I got it working through a reference to $GLOBALS[], but I still want to know why it is not working.
UPDATE:
The error I am getting is:
Fatal error: Call to a member function isAdmin() on a non-object in <path>.php on <line>
Code:
$newClass = new myClass();
require_once("path to my file");
----- inside required file -----
function someFunction() {
$newClass->someMethod(); // gives fatal error. (see above).
}
Functions define a new scope, so inside a function you cannot access variables in the global scope.
Variable Scope
within user-defined functions a local
function scope is introduced.

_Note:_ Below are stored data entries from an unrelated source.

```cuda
__global__ void __launch_bounds__(256)
patch_finish_t_kernel(const float* __restrict__ part_t, const int32_t* __restrict__ slot_of, const float* __restrict__ w_bias,
                      float* __restrict__ mpi, float* __restrict__ mpi_hi, float* __restrict__ mpi_lo, int n_windows, int n_pad) {
  __shared__ float tile[32][33];
  const int p0 = blockIdx.x * 32, w0 = blockIdx.y * 32;
  const int tx = threadIdx.x & 31, ty = threadIdx.x >> 5;
  for (int pp = ty; pp < 32; pp += 8) {
    const int pch = p0 + pp, w = w0 + tx;
    float v = 0.f;
    if (pch < kPatches && w < n_windows) {
      const int4 s4 = *reinterpret_cast<const int4*>(slot_of + pch * 4);
      v = (((part_t[static_cast<size_t>(s4.x) * n_pad + w] + part_t[static_cast<size_t>(s4.y) * n_pad + w]) +
            part_t[static_cast<size_t>(s4.z) * n_pad + w]) + part_t[static_cast<size_t>(s4.w) * n_pad + w]) + w_bias[pch];
    }
    tile[pp][tx] = v;
  }
  __syncthreads();
  for (int ww = ty; ww < 32; ww += 8) {
    const int pch = p0 + tx, w = w0 + ww;
// ... 13 lines not shown
```

Measured before the change: 76680.

## Replace per-warp mma.sync entry gather with 64-row wgmma tiles from registers

Patch entries are repacked on the host into 64-row tiles per band, with pre-swizzled fp16 hi/lo A fragments. The gather warps become a single warpgroup of four entry warps issuing register-sourced m64n64k16 wgmma against the swizzled activation slab, replacing seven warps of ldmatrix plus mma.sync per group. Results are picked out per pool position with selects and written as float2. This cuts instruction and ldmatrix overhead and shrinks the CTA from 16 to 12 active warps. In exchange, every tile does a full 64-row wgmma even when a band has only a few entries, so padding adds wasted work, and the load-balancing cost model now counts tiles.

```diff
diff --git a/genomad_b200/csrc/api.cu b/genomad_b200/csrc/api.cu
--- a/genomad_b200/csrc/api.cu
+++ b/genomad_b200/csrc/api.cu
@@ -82,16 +82,16 @@
   CUtensorMap tm_lg_a[2][2];
   CUtensorMap tm_lg_b[2][2];
   float* part = nullptr;
-  int2* grp[2] = {nullptr, nullptr};
-  int32_t* band_gstart[2] = {nullptr, nullptr};
-  uint4* wfrag[2] = {nullptr, nullptr};
+  uint32_t* ent_afrag[2] = {nullptr, nullptr};
+  int32_t* ent_meta[2] = {nullptr, nullptr};
+  int32_t* band_tile[2] = {nullptr, nullptr};
   float gather_unscale[2] = {1.f, 1.f};
   float wv_out_scale[2] = {1.f, 1.f};
-  std::vector<int32_t> band_groups[2];
+  std::vector<int32_t> band_tiles[2];
   int32_t* cta_split = nullptr;
   std::vector<int32_t> split_host[2];
   int split_groups[2] = {-1, -1}, split_grid[2] = {-1, -1};
-  float wv_cost_base = 1.f, wv_cost_group = 0.1f;
+  float wv_cost_base = 1.f, wv_cost_tile = 1.f;
   int mb_pad = 0;
   CUtensorMap tm_band[2];
   float* logits = nullptr; float* logits_part = nullptr; float* h0 = nullptr; float* h1 = nullptr; float* h2 = nullptr;
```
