@@ -741,13 +742,13 @@
 }
 
 int launch_pair(msx_ctx *c, const DevProblem &P, const LaunchArgs &A, const LaunchPlan &pl) {
-    const int32_t *plan = c->d_pair_plan;
-    hipLaunchKernelGGL(pair_plan_kernel, dim3((unsigned)((A.n + kPlanThreads - 1) / kPlanThreads)), dim3(kPlanThreads), 0, A.s, A.theta,
+    const unsigned plan_blocks = (unsigned)((A.n + kPlanThreads - 1) / kPlanThreads);
+    hipLaunchKernelGGL(pair_plan_kernel, dim3(2 * plan_blocks), dim3(kPlanThreads), 0, A.s, A.theta,
                        (const unsigned char *)c->d_recipe_block, A.niso_nt, A.ng_mode_fast, (int64_t)A.n, P.tmin, P.tmax,
-                       c->d_pair_plan, c->d_pair_items, c->d_pair_singles, A.logp, A.status, c->h_pair_stats, P);
+                       c->d_pair_plan, c->d_pair_items, c->d_pair_singles, A.logp, A.status, c->d_pair_side, P);
     HIP_TRY(c, hipGetLastError());
     hipLaunchKernelGGL(pl.pv->fn, dim3((unsigned)pl.grid), dim3((unsigned)pl.threads), 0, A.s, A.theta, (const unsigned char *)c->d_recipe_block,
-                       A.niso_nt, A.ng_mode_fast, (int64_t)A.n, P.tmin, P.tmax, plan, P, A.logp, A.status);
+                       A.niso_nt, A.ng_mode_fast, (int64_t)A.n, P.tmin, P.tmax, c->d_pair_plan, P, A.logp, A.status, c->d_pair_side, c->h_pair_stats);
     HIP_TRY(c, hipGetLastError());
     return MSX_OK;
 }
@@ -1398,13 +1399,15 @@
         HIP_TRY(c, hipMalloc((void **)&c->d_pair_singles, sizeof(PairRec) * (size_t)rows));
         P.pair_items = c->d_pair_items;
         P.pair_singles = c->d_pair_singles;
+        HIP_TRY(c, hipMalloc((void **)&c->d_pair_side, sizeof(double2) * (size_t)rows));
+        HIP_TRY(c, hipMemset(c->d_pair_side, 0, sizeof(double2) * (size_t)rows));
         HIP_TRY(c, hipHostMalloc((void **)&c->h_pair_stats, 2 * sizeof(int32_t), hipHostMallocDefault));
         c->h_pair_stats[0] = 1; c->h_pair_stats[1] = 0;
         c->pair_auto_launches = 0;
         c->pair_rows = rows;
         {
             const int64_t cus = c->prop.multiProcessorCount > 0 ? c->prop.multiProcessorCount : 256;
-            c->pair_min_walkers = (p->npix > 3072 ? 8 : 12) * cus;
+            c->pair_min_walkers = (p->npix > 3072 ? 6 : 8) * cus;
         }
         if (const char *e = getenv("MSX_PAIR_MIN")) c->pair_min_walkers = atoll(e) > 0 ? std::max<int64_t>(2, atoll(e)) : INT64_MAX;
     }
diff --git a/mcmc_spec_amd/csrc/pair_kernel.h b/mcmc_spec_amd/csrc/pair_kernel.h
--- a/mcmc_spec_amd/csrc/pair_kernel.h
+++ b/mcmc_spec_amd/csrc/pair_kernel.h
@@ -18,8 +18,9 @@
 template <int MAXT, int NT, bool RED, bool FULL = false>
 __global__ void __launch_bounds__(MAXT, MAXT == 256 ? 2 : 4)
 logprob_pair_kernel(const double *theta, const unsigned char *__restrict__ rblk, int niso_nt, int ng_mode_fast, int64_t n,
-                    double gate_tmin, double gate_tmax, const int32_t *__restrict__ plan, DevProblem P,
-                    double *__restrict__ logp, int32_t *__restrict__ status) {
+                    double gate_tmin, double gate_tmax, int32_t *plan, DevProblem P,
+                    double *__restrict__ logp, int32_t *__restrict__ status, const double2 *__restrict__ side,
+                    int32_t *__restrict__ host_stats) {
     constexpr int NS = 2, ndim = 6, NC = 8, B = MAXT, nw = B >> 6;
     (void)rblk; (void)niso_nt; (void)n; (void)gate_tmin; (void)gate_tmax;
     static_assert(NT * MAXT * 2 <= kPairMaxPix, "model values per lane");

Any
variable used inside a function is by
default limited to the local function
scope
About included files, the manual states:
When a file is included, the code it
contains inherits the variable scope
of the line on which the include
occurs.
So if you include something in a function, the included file's scope will be that of the function's.
UPDATE: Looking at your code example edited into the question, global $newClass; as the first line of the function should make it working.
$newClass = new myClass();
require_once("path to my file");
----- inside required file -----
function someFunction() {
global $newClass;
$newClass->someMethod();
}
Be aware though that using global can quickly make your code more difficult to maintain. Don't rely on the global scope, you can pass the object to the function as a parameter, or use a Singleton/Registry class (some tend to argue against the latter, but depending on the case it can be a cleaner solution).
The included code doesn't have a scope different than the code surrounding it. For example:
function a() {
echo $b;
}
This will fail even if echo $b is in an included file. If you replace the above with:
function a() {
include 'file.php';
}
... and file.php contains:
echo $b;
... then it's the same thing as if you wrote:
function a() {
echo $b;
}
Think of it this way: whenever you use include / require, the contents of the included file is going to replace the include / require statement, just as if you removed the statement and pasted the contents of the file in its place.
It doesn't do anything else as far as scope is concerned.